It is frustrating to have him totally pointed out before his third weekend is even done, and no majors available as of yet. I'm going to eagerly be awaiting some majors.

Cindy, are you asking me? (Kimberly?)
Specials are dogs/bitches that have completed their championship and keep going back into the ring to show how special they are (or how special their qualities are). They usually compete in hopes to get Best of Breed (or "the breed" as I shortened it up above). Very few judges will put a class dog/bitch, much less a puppy, up over the specials. The judge today was completely smitten by him. Her serious demeanor changed every time he caught her eye, and when she approached the other handlers, she was serious, but then broke a smile when she referred to Piaget. Yesterday's judge really liked him too and stayed around to talk to me afterwards and asked me to "continue to do well with him."


----------



## Havtahava (Aug 20, 2006)

Julie, it is going to be tight, but I'm hoping to pick up my daughter after her last college class and see if I can get her to go with me for the Group, but it may not work because she needs to get home for her shift tonight. She's rarely ever scheduled on a Monday, but of course, she is today. Grrrr.


----------



## ama0722 (Nov 28, 2006)

Kimberly- Where does one find the point schedule for Havanese? I read about it briefly at one point and lost it! Is it 5 dogs Piaget has to beat for a major?

Amanda


----------



## Olliesmom (Sep 29, 2006)

Darn - wish I was off work today! I could have been there! Good Luck!!


----------



## Judy A (Jan 13, 2007)

How exciting...especially the extra attention the judge gave Piaget! Congrats and good luck!


----------



## Havtahava (Aug 20, 2006)

Amanda, he needs to be the winning dog of 5 entered, so technically, he would need to beat 4. Here is the link to the current point schedule. We're in Division 9 (Havanese are listed near the top of Page 3).

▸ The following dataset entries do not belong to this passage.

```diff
@@ -803,22 +821,22 @@
             g.tau = hi;
           }
           st = ST_STEP_BEGIN;
-          if (cfg->ign_stop) {
-            if ((g.mode == 2 || g.mode == 3) && g.found) {
+          if (fl & SF_IGN_STOP) {
+            if ((gmode == 2 || gmode == 3) && g.found) {
               c.stopped = 1;
               st = ST_FINISH;
               break;
             }
-            if (g.mode == 1 && g.have_next && g.vlast < 0.1 * g.best && bcast(b.zn[0], 0) > c.T0 + 200.0) {
+            if (gmode == 1 && g.have_next && g.vlast < 0.1 * g.best && bcast(b.zn[0], 0) > c.T0 + 200.0) {
               c.stopped = 1;
               st = ST_FINISH;
               break;
             }
           }
           bool adap = false;
-          if (io.n_adap && c.nadap < io.max_adap) {
-            if (cfg->asteps > 0 && c.nst % cfg->asteps == 0) adap = true;
-            if (cfg->avar >= 0 && cfg->avalue > 0.0) {
+          if ((fl & SF_ADAP) && c.nadap < io.max_adap) {
+            if ((fl & SF_ASTEPS) && nst % cfg->asteps == 0) adap = true;
+            if ((fl & SF_AVAR) && cfg->avalue > 0.0) {
               const double v = bcast(b.zn[0], cfg->avar);
               if (fabs(v - c.avar_last) >= cfg->avalue) adap = true;
             }
@@ -828,14 +846,14 @@
             if (lane == 0) io.t_adap[a] = tn;
             if (act) io.y_adap[a * n + lane] = b.zn[0];
             c.nadap++;
-            if (cfg->avar >= 0) c.avar_last = bcast(b.zn[0], cfg->avar);
-          }
-          if (c.nst >= c.max_steps) {
+            if (fl & SF_AVAR) c.avar_last = bcast(b.zn[0], cfg->avar);
+          }
+          if (nst >= max_steps) {
             c.status = CKMI_RUN_MAXSTEPS;
             st = ST_FINISH;
             break;
           }
-          if (tn >= c.tc * (1.0 - 1e-15) && c.icrit < c.ncrit - 1) {
+          if ((fl & SF_CRIT) && tn >= c.tc * (1.0 - 1e-15) && c.icrit < c.ncrit - 1) {
             c.icrit++;
             START_BEGIN(tn, b.zn[0], crit_time(dcfg, c.tend, c.icrit), 0.0);
           }
diff --git a/pychemkin_amd/csrc/ckmi_run.hpp b/pychemkin_amd/csrc/ckmi_run.hpp
--- a/pychemkin_amd/csrc/ckmi_run.hpp
+++ b/pychemkin_amd/csrc/ckmi_run.hpp
@@ -100,12 +100,24 @@
 struct Ctl {
   int r, first, nflag, convfail, call_setup, failed, mm, ncf, nef, rc, isave, icrit, ncrit, status, nst, stopped;
   int is_count, max_steps, nadap;
+  int flags;
   double avar_last;
   double delp, saved_t, told, dsm, tc, tend, hmax, T0;
   double yguard, tguard_lo, tguard_hi;
   double st_h0, st_tout, st_h, is_hg, is_hub, is_hlb, is_t0;
   double eb0[PROJ_MMAX];
   double tdh;
+};
+
+static_assert(offsetof(Ctl, avar_last) == 80, "Ctl::flags takes the padding behind the ints: the slice keeps its size");
+enum {
+  SF_CRIT = 1,
+  SF_IGN_STOP = 2,
+  SF_SAVE = 4,
+  SF_ADAP = 8,
+  SF_ASTEPS = 16,
+  SF_AVAR = 32,
+  SF_NPE_SHIFT = 8
 };
 
 __host__ __device__ constexpr int align16(int b) { return (b + 15) & ~15; }
```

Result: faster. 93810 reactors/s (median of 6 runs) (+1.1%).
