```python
class Kernels:

    def __init__(self, device: int):
        from .. import native
        from . import hiprt

        self.device = device
        self.lib = native.hip()
        h = native.host()
        if self.lib.tb_abi_version() != ABI_VERSION:
            raise DeviceError(f"libtbhip.so ABI {self.lib.tb_abi_version()} != {ABI_VERSION}; rebuild")
        if (self.lib.tb_sizeof_plan() != h.SIZEOF_DEV_PLAN or self.lib.tb_sizeof_stage() != h.SIZEOF_DEV_STAGE
                or self.lib.tb_sizeof_gate() != h.SIZEOF_DEV_GATE
                or self.lib.tb_sizeof_resolve() != h.SIZEOF_DEV_RESOLVE):
            raise DeviceError("libtbhip.so and _tbhost disagree on the device plan layout; rebuild")
        self.sizeof_gr_export = int(self.lib.tb_sizeof_gr_export())
        if int(self.lib.tb_sizeof_pre_doc()) != PRE_DOC.itemsize:
            raise DeviceError("libtbhip.so and ops/kernels.py disagree on PreDoc; rebuild")
        s1, s2, l1, l2 = h.ucd_tables()
        self.tabs = [hiprt.to_device(a) for a in (s1, s2, l1, l2)]
        self._pw = None
        self._pw_n = 0

    @staticmethod
    def stream() -> int:
        from . import hiprt

        return hiprt.current_stream().handle

    def pow_table(self, n: int):
        if n > self._pw_n:
            from . import hiprt

            cap = max(n, 1 << 16)
            cap = 1 << (cap - 1).bit_length()
            self._pw = hiprt.empty(2 * cap + 2, np.int64)
            _check(self.lib.tb_pow_table(self.stream(), self._pw.data_ptr(), cap), "tb_pow_table")
            hiprt.current_stream().synchronize()
            self._pw_n = cap
        return self._pw, self._pw_n

    def stage_analyze(self, plan, stage, bytes_, off, perm, ndocs, scratch, scratch_off, pw, pw_n, rec, flags,
                      lds_bytes=0, prof=None, waves=0, nblocks=0, dead=None, line_stats=None, gr_export=None,
                      dict_in=None):
        t = self.tabs
        if gr_export is not None and gr_export.nbytes < max(nblocks, 0) * self.sizeof_gr_export:
            raise DeviceError("stage_analyze: export buffer too small")
        rc = self.lib.tb_stage_analyze(
            self.stream(), plan.data_ptr(), stage.data_ptr(), bytes_.data_ptr(), off.data_ptr(), _ptr(perm), ndocs,
            scratch.data_ptr(), scratch_off.data_ptr(), pw.data_ptr(), pw_n, t[0].data_ptr(), t[1].data_ptr(),
            t[2].data_ptr(), t[3].data_ptr(), rec.data_ptr(), flags.data_ptr(), lds_bytes, _ptr(prof), waves, nblocks,
            _ptr(dead), _ptr(line_stats), _ptr(gr_export), *_dict_ptrs(dict_in))
        _check(rc, "tb_stage_analyze")

    def gr_export_wave_bytes(self, n_docs: int) -> int:
        return n_docs * self.sizeof_gr_export + 16 + 4 * n_docs

    def gr_split_wave(self, stage, gr_step, perm, n_docs, n_tasks, ndocs, gr_export, pw, pw_n, rec, flags, lds_bytes,
                      block=True, prof=None, n_big=0):
        if not 0 <= n_big <= n_docs:
            raise DeviceError("gr_split_wave: n_big out of range")
        if gr_export.nbytes < self.gr_export_wave_bytes(n_docs) or perm.numel() < n_docs:
            raise DeviceError("gr_split_wave: operand shapes")
        t = self.tabs
        rc = self.lib.tb_gr_split_wave(self.stream(), stage.data_ptr(), gr_step, perm.data_ptr(), n_docs, n_tasks,
                                       ndocs, gr_export.data_ptr(), pw.data_ptr(), pw_n, t[0].data_ptr(),
                                       t[1].data_ptr(), t[2].data_ptr(), t[3].data_ptr(), rec.data_ptr(),
                                       flags.data_ptr(), lds_bytes, 1 if block else 0, _ptr(prof), int(n_big))
        _check(rc, "tb_gr_split_wave")

    def stage_analyze_blk(self, plan, stage, bytes_, off, perm_long, nlong, ndocs, scratch, scratch_off, pw, pw_n,
                          rec, flags, lds_bytes=0, prof=None, dead=None, gr_export=None, n_split=0, split_bytes=0,
                          threads=512, line_stats=None, pre=None, n_pre=0, dict_in=None):
        t = self.tabs
        if gr_export is not None and gr_export.nbytes < n_split * self.sizeof_gr_export:
            raise DeviceError("stage_analyze_blk: export buffer too small")
        if not 0 <= n_split <= nlong:
            raise DeviceError("stage_analyze_blk: n_split out of range")
        rc = self.lib.tb_stage_analyze_blk(
            self.stream(), plan.data_ptr(), stage.data_ptr(), bytes_.data_ptr(), off.data_ptr(), perm_long.data_ptr(),
            nlong, ndocs, scratch.data_ptr(), scratch_off.data_ptr(), pw.data_ptr(), pw_n, t[0].data_ptr(),
            t[1].data_ptr(), t[2].data_ptr(), t[3].data_ptr(), rec.data_ptr(), flags.data_ptr(), lds_bytes, _ptr(prof),
            _ptr(dead), _ptr(gr_export), n_split if gr_export is not None else 0, split_bytes, int(threads),
            _ptr(line_stats), _ptr(pre), int(n_pre) if pre is not None else 0, *_dict_ptrs(dict_in))
        _check(rc, "tb_stage_analyze_blk")

    def pre_decode(self, bytes_, off, perm_pre, npre, dead, pre, tiles_max, cnt):
        if perm_pre.numel() < npre or cnt.numel() < npre * tiles_max or pre.nbytes < npre * PRE_DOC.itemsize:
            raise DeviceError("pre_decode: operand shapes")
        t = self.tabs
        rc = self.lib.tb_pre_decode(self.stream(), bytes_.data_ptr(), off.data_ptr(), perm_pre.data_ptr(), npre,
                                    _ptr(dead), pre.data_ptr(), int(tiles_max), cnt.data_ptr(), t[0].data_ptr(),
                                    t[1].data_ptr(), t[2].data_ptr(), t[3].data_ptr())
        _check(rc, "tb_pre_decode")

    def pre_wcanon(self, bytes_, off, perm_pre, npre, dead, pre, chunks_max, pw, pw_n, flags):
        if perm_pre.numel() < npre or pre.nbytes < npre * PRE_DOC.itemsize or chunks_max <= 0:
            raise DeviceError("pre_wcanon: operand shapes")
        rc = self.lib.tb_pre_wcanon(self.stream(), bytes_.data_ptr(), off.data_ptr(), perm_pre.data_ptr(), npre,
                                    _ptr(dead), pre.data_ptr(), int(chunks_max), pw.data_ptr(), pw_n,
                                    flags.data_ptr())
        _check(rc, "tb_pre_wcanon")

    def gr_dup_split(self, stage, gr_step, perm, n_split, n_tasks, ndocs, gr_export, pw, pw_n, rec, flags, lds_bytes,
                     cursor):
        if gr_export.nbytes < n_split * self.sizeof_gr_export or perm.numel() < n_split or cursor.nbytes < 4:
            raise DeviceError("gr_dup_split: operand shapes")
        t = self.tabs
        rc = self.lib.tb_gr_dup_split(self.stream(), stage.data_ptr(), gr_step, perm.data_ptr(), n_split, n_tasks, ndocs,
                                      gr_export.data_ptr(), pw.data_ptr(), pw_n, t[0].data_ptr(), t[1].data_ptr(),
                                      t[2].data_ptr(), t[3].data_ptr(), rec.data_ptr(), flags.data_ptr(), lds_bytes,
                                      cursor.data_ptr())
        _check(rc, "tb_gr_dup_split")

    def c4_pass_a_blk(self, c4, bytes_, off, perm_long, nlong, ndocs, scratch, scratch_off, pw, pw_n, rec, src, flags,
                      lds_bytes=0, prof=None, dead=None, line_stats=None, c4_words=None, dict_lines=None):
        t = self.tabs
        dl = dict_lines or (None, None)
        rc = self.lib.tb_c4_pass_a_blk(
            self.stream(), c4.data_ptr(), bytes_.data_ptr(), off.data_ptr(), perm_long.data_ptr(), nlong, ndocs,
            scratch.data_ptr(), scratch_off.data_ptr(), pw.data_ptr(), pw_n, t[0].data_ptr(), t[1].data_ptr(),
            t[2].data_ptr(), t[3].data_ptr(), rec.data_ptr(), src.data_ptr(), flags.data_ptr(), lds_bytes, _ptr(prof),
            _ptr(dead), _ptr(line_stats), _ptr(c4_words), _ptr(dl[0]), _ptr(dl[1]))
        _check(rc, "tb_c4_pass_a_blk")

    def badwords_match(self, bytes_, off, ndocs, table, fold, matched, root=None, cjk=None, root0=-1, cjk0=0,
                       dead=None, dead_max=0, seg_bytes=2048, seg_doc=None, seg_idx=None):
        t = self.tabs
        f1, f2 = fold
        slots = table.numel() // 4
        if slots < 1 or slots & (slots - 1) or matched.numel() < ndocs or off.numel() < ndocs + 1:
            raise DeviceError("badwords_match: operand shapes")
        for a in (root, cjk, dead):
            if a is not None and a.numel() < ndocs:
                raise DeviceError("badwords_match: per-document array shorter than the batch")
        if (seg_doc is None) != (seg_idx is None) or (seg_doc is not None and seg_doc.numel() != seg_idx.numel()):
# ... 98 lines not shown
```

When you beat specials, you get to add them to the count also.

Oh, too bad Catherine, especially since it is so close to you.

Thank you, Judy. That was fun to watch. I wasn't sure if I could describe it well - the attention she gave him.


----------



## CacheHavs (Aug 2, 2007)

WAY TO GO KIMBERLY, Those are always the most exciting wins. That is so awwesome. we will keep our finger and toes and paws crossed for you. Let us know the out come.
GOOD LUCK!!!!!!


----------



## dboudreau (Jan 12, 2007)

Good luck in the Group Kimberly and Paiget. 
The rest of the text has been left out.